As is clear from the above description, the attachment device of the present invention is configured to be able to swing the trimming unit and the end face processing unit so as to selectively position them with respect to the processing center position, and to synchronize the hob when the hob is young. The gear train that controls rotation transmission is configured to always mesh regardless of the above-mentioned oscillating motion comparison, so there is no interference between teeth or tooth loss as in the conventional case, and completely synchronous rotation is achieved when the hob is young. This ensures that failures due to poor meshing and deterioration in tooth splitting accuracy can be eliminated.

In addition, since the center of rotation of the Tritsu unit is set slightly offset from the center of rotation of the idle gear, the backlash between the driven gear of the Tritsu unit and the idle gear at least at the processing center position is always properly reproduced and maintained.

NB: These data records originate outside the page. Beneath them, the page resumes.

template <int BM, int BN, int WM, int WN>
static int init_nt_tile() {
  hipError_t e = hipSuccess;
#define SLN_SET(X2, EPI)                                                                                          \
  if (e == hipSuccess)                                                                                            \
    e = hipFuncSetAttribute(reinterpret_cast<const void*>(&gemm_nt_kernel<BM, BN, WM, WN, X2, EPI, 0>),           \
                            hipFuncAttributeMaxDynamicSharedMemorySize, 160 * 1024);                              \
  if (e == hipSuccess)                                                                                            \
    e = hipFuncSetAttribute(reinterpret_cast<const void*>(&gemm_nt_kernel<BM, BN, WM, WN, X2, EPI, 1>),           \
                            hipFuncAttributeMaxDynamicSharedMemorySize, 160 * 1024);                              \
  if (e == hipSuccess && BM == 64 && BN == 64)                                                                    \
    e = hipFuncSetAttribute(reinterpret_cast<const void*>(&gemm_nt_kernel<64, 64, WM, WN, X2, EPI, 2>),           \
                            hipFuncAttributeMaxDynamicSharedMemorySize, 160 * 1024);
  SLN_SET(0, EPI_PLAIN) SLN_SET(0, EPI_STATS) SLN_SET(0, EPI_MASK)
  SLN_SET(1, EPI_PLAIN) SLN_SET(1, EPI_STATS) SLN_SET(1, EPI_MASK)
  SLN_SET(2, EPI_PLAIN) SLN_SET(2, EPI_STATS) SLN_SET(2, EPI_MASK)
#undef SLN_SET
  return (int)e;
}

int sln_gemm_group_init();
int sln_gemm_init() {
  static bool done = false;
  if (done) return 0;
  int r = init_nt_tile<64, 64, 2, 2>();
#define SLN_SET_S(AM, EPI)                                                                                        \
  if (!r) r = (int)hipFuncSetAttribute(reinterpret_cast<const void*>(&gemm_nt_small_kernel<AM, EPI, 1>),         \
                                       hipFuncAttributeMaxDynamicSharedMemorySize, 160 * 1024);                  \
  if (!r) r = (int)hipFuncSetAttribute(reinterpret_cast<const void*>(&gemm_nt_small_kernel<AM, EPI, 3>),         \
                                       hipFuncAttributeMaxDynamicSharedMemorySize, 160 * 1024);
  SLN_SET_S(0, EPI_PLAIN) SLN_SET_S(0, EPI_STATS) SLN_SET_S(0, EPI_MASK) SLN_SET_S(1, EPI_PLAIN) SLN_SET_S(1, EPI_STATS)
  SLN_SET_S(1, EPI_MASK) SLN_SET_S(2, EPI_PLAIN) SLN_SET_S(2, EPI_STATS) SLN_SET_S(2, EPI_MASK)
#undef SLN_SET_S
#define SLN_SET_16(J, AM, EPI)                                                                                    \
  if (!r) r = (int)hipFuncSetAttribute(reinterpret_cast<const void*>(&gemm_nt16_kernel<J, AM, EPI>),             \
                                       hipFuncAttributeMaxDynamicSharedMemorySize, 160 * 1024);
#define SLN_SET_16J(J)                                                                                            \
  SLN_SET_16(J, 0, EPI_PLAIN) SLN_SET_16(J, 0, EPI_STATS) SLN_SET_16(J, 0, EPI_MASK) SLN_SET_16(J, 1, EPI_PLAIN) SLN_SET_16(J, 1, EPI_STATS) \
  SLN_SET_16(J, 1, EPI_MASK) SLN_SET_16(J, 2, EPI_PLAIN) SLN_SET_16(J, 2, EPI_STATS) SLN_SET_16(J, 2, EPI_MASK)
  SLN_SET_16J(3) SLN_SET_16J(5)
#undef SLN_SET_16J
#undef SLN_SET_16
  if (!r) r = init_nt_tile<128, 64, 2, 2>();
  if (!r) r = init_nt_tile<128, 128, 2, 2>();
#define SLN_SET_TN(X2, XG)                                                                                        \
  if (!r) r = (int)hipFuncSetAttribute(reinterpret_cast<const void*>(&gemm_tn_kernel<64, 64, 2, 2, X2, XG>),     \
                                       hipFuncAttributeMaxDynamicSharedMemorySize, 160 * 1024);
  SLN_SET_TN(true, true) SLN_SET_TN(true, false) SLN_SET_TN(false, true) SLN_SET_TN(false, false)
#undef SLN_SET_TN
#define SLN_SET_TNM(X2, XG)                                                                                       \
  if (!r) r = (int)hipFuncSetAttribute(reinterpret_cast<const void*>(&gemm_tn_multi_kernel<X2, XG>),             \
                                       hipFuncAttributeMaxDynamicSharedMemorySize, 160 * 1024);
  SLN_SET_TNM(true, true) SLN_SET_TNM(true, false) SLN_SET_TNM(false, true) SLN_SET_TNM(false, false)
#undef SLN_SET_TNM
  if (!r) r = sln_gemm_group_init();
  done = r == 0;
  return r;
}




int sln_launch_gemm_nt(const GemmNTArgs& a, int epi, int tile, hipStream_t st) {
  SlnProfScope prof(SLN_FAM_GEMM_NT, 2.0 * a.M * a.N * a.K, st);
  const NtRoute rt = nt_route(a, epi, tile);
  static const bool nt_log = std::getenv("SLN_NT_LOG") != nullptr;
  if (nt_log) std::fprintf(stderr, "NTLOG M=%d N=%d K=%d amode=%d epi=%d nseg=%d\n", a.M, a.N, a.K, rt.amode, epi, a.A.nseg);
#define SLN_DISPATCH(AM)                                                              \
  if (rt.amode == AM) {                                                               \
    if (epi == EPI_MASK) return launch_nt_route<AM, EPI_MASK>(a, rt, st);             \
    if (epi == EPI_STATS) return launch_nt_route<AM, EPI_STATS>(a, rt, st);           \
    return launch_nt_route<AM, EPI_PLAIN>(a, rt, st);                                 \
  }
  SLN_DISPATCH(0) SLN_DISPATCH(1) SLN_DISPATCH(2)
#undef SLN_DISPATCH
  return -1;
}

int sln_plan_nt_small(const GemmNTArgs& a, int epi, int* tiles) {
  static const bool no_small = std::getenv("SLN_NO_SMALL_NT") != nullptr;
  if (no_small || a.M <= 0 || a.N <= 0) return -1;
  int nseg = 0;
  const int amode = nt_amode(a);
  if (amode == 1 || epi == EPI_STATS) return -1;
  if (nt_wants_small(a)) nseg = 1;
  else if (nt_wants_small3(a)) nseg = 3;
  if (nseg) { *tiles = sln_cdiv(a.M, 32) * sln_cdiv(a.N, 32); return amode * 16 + epi * 4 + nseg; }
  if (nt_big_shape(a)) return -1;
  *tiles = sln_cdiv(a.M, 64) * sln_cdiv(a.N, 64);
  return 1000 + amode * 16 + epi * 4 + (a.A.nseg > 1 ? (nt_unaligned(a) ? 2 : 1) : 0);
}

Therefore, it is possible to manufacture gears with high tooth splitting accuracy through completely synchronous rotation.

[Brief explanation of the drawing]

Fig. 1 is an explanatory diagram showing the power transmission system of an automatic lathe with a hobbing device equipped with an attachment device according to the present invention, Fig. 2 is a front explanatory diagram showing the overall configuration of the automatic lathe, and Fig. 3 is an explanatory diagram of this automatic lathe. A plan view of the attachment device in the invention,
Figure 4 is the right side view of Figure 3, and Figure 5 is the same side view of Figure 3.
6 is a sectional view of only the drill unit, FIG. 7 is a sectional view of the drill unit, and FIG. 8 is a pitch circle schematic diagram showing the relationship between the driving/driven gear and the idle gear. 13... Attachment device for end face processing, 72
... Trimming unit, 73 ... Drill unit (end face processing unit), 71 a y 7 l
b... Rotating shaft, 50, 74... Trimming spindle, 47... Drive gear, 48...
... Idle gear, 51 ... Driven gear.

Claims (1)

[Scope of Claims] 1. A device that is installed in an automatic lathe equipped with a hobbing device, and is rotated synchronously with the free end of the workpiece supported by a steady rest during end face processing such as drilling and hobbing, the main shaft being An end face processing unit and a steady rest trim unit that are arranged side by side so as to be able to swing around an axis parallel to the spindle and each has a rotatable spindle, a driven gear fixed to the trim spindle, and a driven gear that is fixed to the trim spindle. A synchronous rotation gear train consisting of a drive gear for driving and an idle gear interposed between the drive and driven gears, and both units are configured to be able to selectively swing relative to the processing center position. At the same time, when the above-mentioned Tritsu unit is at the processing center position, the backlash between the driven gear and the idle gear is optimal, and when it is at the standby position, the rotation center of the above-mentioned idle gear is set so that the rotation center of the above-mentioned idle gear is the same as that of the Tritsu unit. An attachment device for end face processing in an automatic lathe with a hobbing device, characterized in that the attachment device is set differently with respect to the center of rotation. 2. An attachment device for end face machining in an automatic lathe with a hobbing device according to claim 1, wherein the idle gear is configured to be able to adjust its oscillating position about the same axis as the rotation center of the drive gear. . 3. An attachment device for end face machining in an automatic lathe with a hobbing device according to claim 1, wherein the end face machining unit and the trim unit are provided with a position adjustment mechanism in the height direction.